Friday, February 10, 2006

BufferedImage needs Display under Unix

problem:

java.lang.InternalError: Can't connect to X11 window server using ':0.0' as the value of the DISPLAY variable.

solution:

set java.awt.headless=true
System.setProperty("java.awt.headless","true");

unless your system needs a gui, then, you need to google.

Thursday, February 09, 2006

A cool function

I wish i saw this when i had to do java homework, it would have helped.
to bad i never had to since reverse any numbers.

Wednesday, February 08, 2006

RMI on UNIX problems

so now that i have my server running on Freebsd, there is a slew of related problems:

i got this on the client:

RMI connection refused problem solved.
java.rmi.ConnectException: Connection refused to host: 127.0.0.1; nested exception is:
java.net.ConnectException: Connection refused: connect

when i was connecting to the bsd server which isnt localhost by the way, the error seems to stem from the way i have my hosts file setup on bsd, and a quick solution is to include the following code when launching the server:

-Djava.rmi.server.hostname=YOUR_SERVERS_IP

that fixes everything.

another problem im getting now has to do with BufferedImage. apperantly BufferedImage requires a screen to draw its image on. and i dont have one, when i shell into the system. i get this error:

java.lang.InternalError: Can't connect to X11 window server using ':0.0' as the value of the DISPLAY variable.
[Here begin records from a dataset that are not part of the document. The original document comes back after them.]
extern "C" size_t evae_heads_reparam_fwd_workspace_bytes(int M, int K, int Z) {
  if (M <= 0 || K <= 0 || Z <= 0) return 256;
  return align_up((size_t)heads_plan(M, K, Z).nz * 2 * M * Z * sizeof(float), 256) + 256;
}

static int heads_reparam_fwd_core(const float* x, int M, int K, int ldx, const float* wm, const float* bm, const float* wl,
                                  const float* bl, int Z, float lv_lo, float lv_hi, const float* eps, float* z_mean,
                                  float* lv_pre, float* logvar, float* z, float* logq, void* ws, size_t ws_bytes,
                                  const float* bc_src, float* bc_dst, int bc_n, evae_stream_t stream_);

extern "C" int evae_heads_reparam_fwd(const float* x, int M, int K, int ldx, const float* wm, const float* bm, const float* wl,
                                      const float* bl, int Z, float lv_lo, float lv_hi, const float* eps, float* z_mean,
                                      float* lv_pre, float* logvar, float* z, float* logq, void* ws, size_t ws_bytes,
                                      evae_stream_t stream_) {
  return heads_reparam_fwd_core(x, M, K, ldx, wm, bm, wl, bl, Z, lv_lo, lv_hi, eps, z_mean, lv_pre, logvar, z, logq, ws, ws_bytes,
                                nullptr, nullptr, 0, stream_);
}

extern "C" int evae_heads_reparam_fwd_bcast_applies(int M, int K, int Z, int ldx) {
  return M > 0 && thin_heads_ok(M, K, Z, ldx, nullptr, nullptr, nullptr) ? 1 : 0;
}
extern "C" int evae_heads_reparam_fwd_bcast(const float* x, int M, int K, int ldx, const float* wm, const float* bm, const float* wl,
                                            const float* bl, int Z, float lv_lo, float lv_hi, const float* eps, float* z_mean,
                                            float* lv_pre, float* logvar, float* z, float* logq, const float* src, float* dst,
                                            int n, evae_stream_t stream_) {
  EVAE_REQUIRE(src && dst && n > 0 && M > 0 && thin_heads_ok(M, K, Z, ldx, x, wm, wl), "heads_reparam_fwd_bcast: not the batch-sized case");
  return heads_reparam_fwd_core(x, M, K, ldx, wm, bm, wl, bl, Z, lv_lo, lv_hi, eps, z_mean, lv_pre, logvar, z, logq, nullptr, 0,
                                src, dst, n, stream_);
}

static int heads_reparam_fwd_core(const float* x, int M, int K, int ldx, const float* wm, const float* bm, const float* wl,
                                  const float* bl, int Z, float lv_lo, float lv_hi, const float* eps, float* z_mean,
                                  float* lv_pre, float* logvar, float* z, float* logq, void* ws, size_t ws_bytes,
                                  const float* bc_src, float* bc_dst, int bc_n, evae_stream_t stream_) {
  hipStream_t stream = (hipStream_t)stream_;
  EVAE_REQUIRE(M >= 0 && K > 0 && Z > 0 && ldx >= K, "heads_reparam_fwd: bad sizes M=%d K=%d Z=%d ldx=%d", M, K, Z, ldx);
  if (M == 0) return EVAE_OK;
  EVAE_REQUIRE(x && wm && wl && eps && z_mean && logvar && z, "heads_reparam_fwd: null pointer");
  if (thin_heads_ok(M, K, Z, ldx, x, wm, wl)) {
    const ThinHeadsArgs t = {x, ldx, M, K, Z, wm, bm, wl, bl, lv_lo, lv_hi, eps, nullptr, z_mean, lv_pre, logvar, z, logq, bc_src, bc_dst, bc_n};
    return launch_thin_heads(t, stream, "heads_reparam_fwd(thin)");
  }
  EVAE_REQUIRE(ws && ws_bytes >= evae_heads_reparam_fwd_workspace_bytes(M, K, Z), "heads_reparam_fwd: workspace too small (%zu)", ws_bytes);
  const Plan pl = heads_plan(M, K, Z);
  GemmArgs g = {};
  g.ones_col = -1;
  g.A[0] = x; g.B[0] = wm; g.Bg = wl; g.lda[0] = ldx; g.ldb[0] = K; g.Kc[0] = K; g.npairs = 1;
  g.M = M; g.N = Z; g.ldo = Z; g.out0 = (float*)ws;
  int rc = launch_gemm<true, true, EPI_RAW_GATED>(g, pl, stream, "heads_reparam_fwd(split-K)");
  if (rc) return rc;
  heads_reparam_finish_kernel<<<cdiv(M, 4), 256, 0, stream>>>((const float*)ws, pl.nz, M, Z, bm, bl, lv_lo, lv_hi, eps, z_mean,
                                                             lv_pre, logvar, z, logq, nullptr);
  return check_launch("heads_reparam_finish_kernel");
}

extern "C" int evae_heads_density_fwd(const float* x, int M, int K, int ldx, const float* wm, const float* bm, const float* wl,
                                      const float* bl, int Z, float lv_lo, float lv_hi, const float* zq, float* z_mean, float* lv_pre,
                                      float* logvar, float* logp, void* ws, size_t ws_bytes, evae_stream_t stream_) {
  hipStream_t stream = (hipStream_t)stream_;
  EVAE_REQUIRE(M >= 0 && K > 0 && Z > 0 && ldx >= K, "heads_density_fwd: bad sizes M=%d K=%d Z=%d ldx=%d", M, K, Z, ldx);
  if (M == 0) return EVAE_OK;
  EVAE_REQUIRE(x && wm && wl && zq && z_mean && logvar && logp, "heads_density_fwd: null pointer");
  if (thin_heads_ok(M, K, Z, ldx, x, wm, wl)) {
    const ThinHeadsArgs t = {x, ldx, M, K, Z, wm, bm, wl, bl, lv_lo, lv_hi, nullptr, zq, z_mean, lv_pre, logvar, nullptr, logp};
    return launch_thin_heads(t, stream, "heads_density_fwd(thin)");
  }
  EVAE_REQUIRE(ws && ws_bytes >= evae_heads_reparam_fwd_workspace_bytes(M, K, Z), "heads_density_fwd: workspace too small (%zu)", ws_bytes);
  const Plan pl = heads_plan(M, K, Z);
  GemmArgs g = {};
  g.ones_col = -1;
  g.A[0] = x; g.B[0] = wm; g.Bg = wl; g.lda[0] = ldx; g.ldb[0] = K; g.Kc[0] = K; g.npairs = 1;
  g.M = M; g.N = Z; g.ldo = Z; g.out0 = (float*)ws;
  int rc = launch_gemm<true, true, EPI_RAW_GATED>(g, pl, stream, "heads_density_fwd(split-K)");
  if (rc) return rc;
  heads_reparam_finish_kernel<<<cdiv(M, 4), 256, 0, stream>>>((const float*)ws, pl.nz, M, Z, bm, bl, lv_lo, lv_hi, nullptr, z_mean,
                                                             lv_pre, logvar, nullptr, logp, zq);
  return check_launch("heads_density_finish");
}

static int x6_wt_ld(int N) { return (N + 3) / 4 * 4; }
static size_t x6_wt_bytes(int N, int K, int npairs) { return align_up((size_t)npairs * K * x6_wt_ld(N) * sizeof(float), 256); }

__global__ __launch_bounds__(256) void transpose_pairs_kernel(const float* __restrict__ w1, const float* __restrict__ w2, int N,
                                                              int K, int ldt, float* __restrict__ wT) {
  __shared__ float tile[32][33];
  const float* w = blockIdx.z ? w2 : w1;
  float* o = wT + (size_t)blockIdx.z * K * ldt;
  const int n0 = blockIdx.y * 32, k0 = blockIdx.x * 32, tx = threadIdx.x & 31, ty = threadIdx.x >> 5;
  for (int r = ty; r < 32; r += 8)
    tile[r][tx] = (n0 + r < N && k0 + tx < K) ? w[(size_t)(n0 + r) * K + k0 + tx] : 0.f;
  __syncthreads();
  for (int r = ty; r < 32; r += 8)
    if (k0 + r < K && n0 + tx < ldt) o[(size_t)(k0 + r) * ldt + n0 + tx] = tile[tx][r];
}

extern "C" size_t evae_dense_bwd_data_workspace_bytes(int M, int N, int K, int npairs) {
  if (M <= 0 || K <= 0 || N <= 0) return 256;
  Plan pl = make_plan(M, K, total_slabs(N, npairs > 1 ? N : 0), false, false, 1);
  const size_t wt = x6_wt_bytes(N, K, npairs > 1 ? 2 : 1);
  if (pl.nz <= 1) return 256 + wt;
  return align_up((size_t)pl.nz * M * K * sizeof(float), 256) + wt + 256;
}

struct ImgSink { unsigned short* img; int nslab, mbase; };

static int dense_bwd_data_core(const float* dy1, const float* w1, const float* dy2, const float* w2,
                               int M, int N, int ldy, int K, const float* out_prev, const float* s_prev,
                               float* dx_or_dh, float* dg, int ldo, const float* wT_ext, void* ws, size_t ws_bytes,
                               evae_stream_t stream_, const ImgSink* sink = nullptr, const P6Sink* tsink = nullptr) {
  hipStream_t stream = (hipStream_t)stream_;
  EVAE_REQUIRE(M >= 0 && N > 0 && K > 0 && ldy >= N && (sink || (tsink && !dx_or_dh) || ldo >= K), "dense_bwd_data: bad sizes M=%d N=%d K=%d", M, N, K);
  if (M == 0) return EVAE_OK;
  EVAE_REQUIRE(dy1 && w1 && (dx_or_dh || sink || tsink), "dense_bwd_data: null pointer");
  EVAE_REQUIRE((dy2 == nullptr) == (w2 == nullptr), "dense_bwd_data: dy2/w2 must come together");
  const bool gate = out_prev != nullptr;
  EVAE_REQUIRE(!gate || (s_prev && (dg || sink || (tsink && !dx_or_dh))), "dense_bwd_data: gate fusion needs out_prev, s_prev and dg");
  EVAE_REQUIRE(!tsink || gate, "dense_bwd_data: the transposed-image output comes with the gate epilogue only");
  const int np = dy2 ? 2 : 1;
  if (thin_ok(M, N, ldy, dy1, dy2) && (!sink || (sink->mbase % 8) == 0)) {
    ThinArgs t = {};
    t.A = dy1; t.A1 = dy2; t.lda = ldy; t.W0 = w1; t.W1 = w2; t.M = M; t.N = N; t.K = K;
    t.out0 = dx_or_dh; t.out1 = gate ? dg : nullptr; t.ldo = ldo; t.e0 = out_prev; t.e1 = s_prev;
    if (tsink) t.tsink = *tsink;
    if (sink) { t.u8img = sink->img; t.u8_nslab = sink->nslab; t.u8_mbase = sink->mbase; }
    if (gate) return launch_thin<THIN_GATE_BWD, true>(t, (hipStream_t)stream_, "dense_bwd_data(thin, gate)");
    return launch_thin<THIN_LINEAR, true>(t, (hipStream_t)stream_, "dense_bwd_data(thin)");
  }
  Plan pl = make_plan(M, K, total_slabs(N, np > 1 ? N : 0), false, false, 1);
  if (sink) { pl.nz = 1; pl.ksplit = 0; }
  GemmArgs g = {};
  if (sink) { g.img = sink->img; g.img_nslab = sink->nslab; g.img_mbase = sink->mbase; }
  if (tsink) g.tsink = *tsink;
  g.ones_col = -1;
  g.A[0] = dy1; g.B[0] = w1; g.lda[0] = ldy; g.ldb[0] = K; g.Kc[0] = N; g.npairs = np;
  if (dy2) { g.A[1] = dy2; g.B[1] = w2; g.lda[1] = ldy; g.ldb[1] = K; g.Kc[1] = N; }
  g.M = M; g.N = K; g.out0 = dx_or_dh; g.out1 = gate ? dg : nullptr; g.ldo = ldo; g.e0 = out_prev; g.e1 = s_prev;
  const size_t part_bytes = pl.nz > 1 ? align_up((size_t)pl.nz * M * K * sizeof(float), 256) : 0;
  const bool x6 = gemm_x6_enabled() && gemm_x6_fills(M, K, false) && ws && ws_bytes >= part_bytes + x6_wt_bytes(N, K, np) &&
                  N % 4 == 0 && ldy % 4 == 0 && (((uintptr_t)dy1 | (uintptr_t)dy2) & 15) == 0 && (long long)M * ldy < (1ll << 29);
  if (x6) {
    const int ldt = x6_wt_ld(N);
    const float* wT = wT_ext;
    if (wT == nullptr) {
      float* wTw = (float*)((char*)ws + part_bytes);
      transpose_pairs_kernel<<<dim3(cdiv(K, 32), cdiv(ldt, 32), np), 256, 0, stream>>>(w1, w2, N, K, ldt, wTw);
      int rc = check_launch("transpose_pairs_kernel");
      if (rc) return rc;
      wT = wTw;
    }
    g.B[0] = wT; g.ldb[0] = ldt;
    if (dy2) { g.B[1] = wT + (size_t)K * ldt; g.ldb[1] = ldt; }
  }
  if (pl.nz <= 1) {
    const bool narrow = x6 && gemm_x6_pick_bn(M, K) == 64;
    if (sink) {
      if (x6 && narrow) return launch_gemm_x6<EPI_GATE_BWD_IMG, 0, 64>(g, 1, stream, "dense_bwd_data(gate, bf16 tile images, x6)");
      if (x6) return launch_gemm_x6<EPI_GATE_BWD_IMG>(g, 1, stream, "dense_bwd_data(gate, bf16 tile images, x6)");
      return launch_gemm<true, false, EPI_GATE_BWD_IMG>(g, pl, stream, "dense_bwd_data(gate, bf16 tile images)");
    }
    if (x6 && gate && narrow) return launch_gemm_x6<EPI_GATE_BWD, 0, 64>(g, 1, stream, "dense_bwd_data(gate, x6)");
    if (x6 && gate) return launch_gemm_x6<EPI_GATE_BWD>(g, 1, stream, "dense_bwd_data(gate, x6)");
    if (x6 && narrow) return launch_gemm_x6<EPI_LINEAR, 0, 64>(g, 1, stream, "dense_bwd_data(x6)");
    if (x6) return launch_gemm_x6<EPI_LINEAR>(g, 1, stream, "dense_bwd_data(x6)");
    if (gate) return launch_gemm<true, false, EPI_GATE_BWD>(g, pl, stream, "dense_bwd_data(gate)");
    return launch_gemm<true, false, EPI_LINEAR>(g, pl, stream, "dense_bwd_data");
  }
  if (ws == nullptr || ws_bytes < part_bytes + 256) {
    set_error("dense_bwd_data: workspace too small (%zu)", ws_bytes);
    return EVAE_EWORKSPACE;
  }
  g.out0 = (float*)ws; g.out1 = nullptr;
  int rc;
  if (x6) {
    g.ksplit = pl.ksplit;
    rc = launch_gemm_x6<EPI_RAW>(g, pl.nz, stream, "dense_bwd_data(split-K, x6)");
  } else {
    rc = launch_gemm<true, false, EPI_RAW>(g, pl, stream, "dense_bwd_data(split-K)");
  }
  if (rc) return rc;
  FinishArgs f = {};
  f.ones_col = -1;
  f.part = (const float*)ws; f.nz = pl.nz; f.M = M; f.N = K; f.ldo = ldo;
  f.epi = gate ? EPI_GATE_BWD : EPI_LINEAR; f.out0 = dx_or_dh; f.out1 = gate ? dg : nullptr;
  f.e0 = out_prev; f.e1 = s_prev;
  if (tsink) f.tsink = *tsink;
  return launch_finish(f, stream);
}

extern "C" int evae_dense_bwd_data(const float* dy1, const float* w1, const float* dy2, const float* w2,
                                   int M, int N, int ldy, int K, const float* out_prev, const float* s_prev,
                                   float* dx_or_dh, float* dg, int ldo, void* ws, size_t ws_bytes,
                                   evae_stream_t stream_) {
  return dense_bwd_data_core(dy1, w1, dy2, w2, M, N, ldy, K, out_prev, s_prev, dx_or_dh, dg, ldo, nullptr, ws, ws_bytes, stream_);
}

extern "C" size_t evae_dense_bwd_data_wt_bytes(int N, int K, int npairs) {
  return (N > 0 && K > 0) ? x6_wt_bytes(N, K, npairs > 1 ? 2 : 1) : 0;
}
extern "C" int evae_dense_bwd_data_wt_ld(int N) { return x6_wt_ld(N); }

extern "C" int evae_dense_bwd_data_wt(const float* dy1, const float* w1, const float* dy2, const float* w2,
                                      int M, int N, int ldy, int K, const float* out_prev, const float* s_prev,
                                      float* dx_or_dh, float* dg, int ldo, const float* wT, void* ws, size_t ws_bytes,
                                      evae_stream_t stream_) {
  return dense_bwd_data_core(dy1, w1, dy2, w2, M, N, ldy, K, out_prev, s_prev, dx_or_dh, dg, ldo, wT, ws, ws_bytes, stream_);
}

extern "C" int evae_dense_bwd_data_timg(const float* dy1, const float* w1, const float* dy2, const float* w2,
                                        int M, int N, int ldy, int K, const float* out_prev, const float* s_prev,
                                        float* dx_or_dh, float* dg, int ldo, const float* wT, void* timg, int t_nks, int t_row0,
                                        int t_kbase, void* ws, size_t ws_bytes, evae_stream_t stream_) {
  EVAE_REQUIRE(timg && t_nks > 0 && t_row0 >= 0 && t_kbase >= 0 && (t_kbase % 8) == 0 && (t_kbase + M + 15) / 16 <= t_nks,
               "dense_bwd_data_timg: bad image placement (k-steps %d, first k %d, rows %d)", t_nks, t_kbase, M);
  const P6Sink sink = {(unsigned char*)timg, t_nks, t_row0, t_kbase, t_kbase + M};
  return dense_bwd_data_core(dy1, w1, dy2, w2, M, N, ldy, K, out_prev, s_prev, dx_or_dh, dg, ldo, wT, ws, ws_bytes, stream_, nullptr,
                             &sink);
}

extern "C" int evae_dense_bwd_data_img(const float* dy1, const float* w1, const float* dy2, const float* w2, int M, int N,
                                       int ldy, int K, const float* out_prev, const float* s_prev, void* img, int img_nslab,
                                       int m_base, const float* wT, void* ws, size_t ws_bytes, evae_stream_t stream_) {
  EVAE_REQUIRE(M >= 0 && N > 0 && K > 0 && ldy >= N, "dense_bwd_data_img: bad sizes M=%d N=%d K=%d", M, N, K);
  if (M == 0) return EVAE_OK;
  EVAE_REQUIRE(dy1 && w1 && out_prev && s_prev && img, "dense_bwd_data_img: null pointer");
  EVAE_REQUIRE(m_base % 8 == 0 && m_base >= 0 && img_nslab > 0 && (long long)m_base + M <= (long long)img_nslab * 32,
               "dense_bwd_data_img: the launch's first image row must be a multiple of 8 inside the image (M=%d m_base=%d nslab=%d)",
               M, m_base, img_nslab);
  const ImgSink sink = {(unsigned short*)img, img_nslab, m_base};
  return dense_bwd_data_core(dy1, w1, dy2, w2, M, N, ldy, K, out_prev, s_prev, nullptr, nullptr, K, wT, ws, ws_bytes, stream_, &sink);
}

Solution will be presented when i find it.

RMI is pretty evil

new problems and their solutions:

any time you get an exception having to do with marshaling and you know that you have not changed any of your stubs, then its a codebase error! to fix:

System.setProperty("java.rmi.server.codebase","http://website.com/codebase/");
into that directory you can put your stubs, tho there is a little catch there. you have to put them in like this
http://website.com/codebase/package1/subpackage/Class_Impl_Stub.class
if the fully qualified name ofr Class_Impl_Stub is package1.subpackage.Class_Impl_Stub

people on the interweb say that using an http address is less troublesome then trying to use a file:// url

also, put your policy file into the same directory as your main jar file.

here is a good command line example of how i start my server:
>rmiregistry&
>java -Djava.rmi.server.hostname=134.88.14.133 -Djava.rmi.server.codebase=http://website.com/mk/codebase/ -Djava.security.policy=./policy.all -jar server.jar

note that server.jar contains a manifest file that points to all the libs it needs.

your client app should also have this codebase declaired obviously.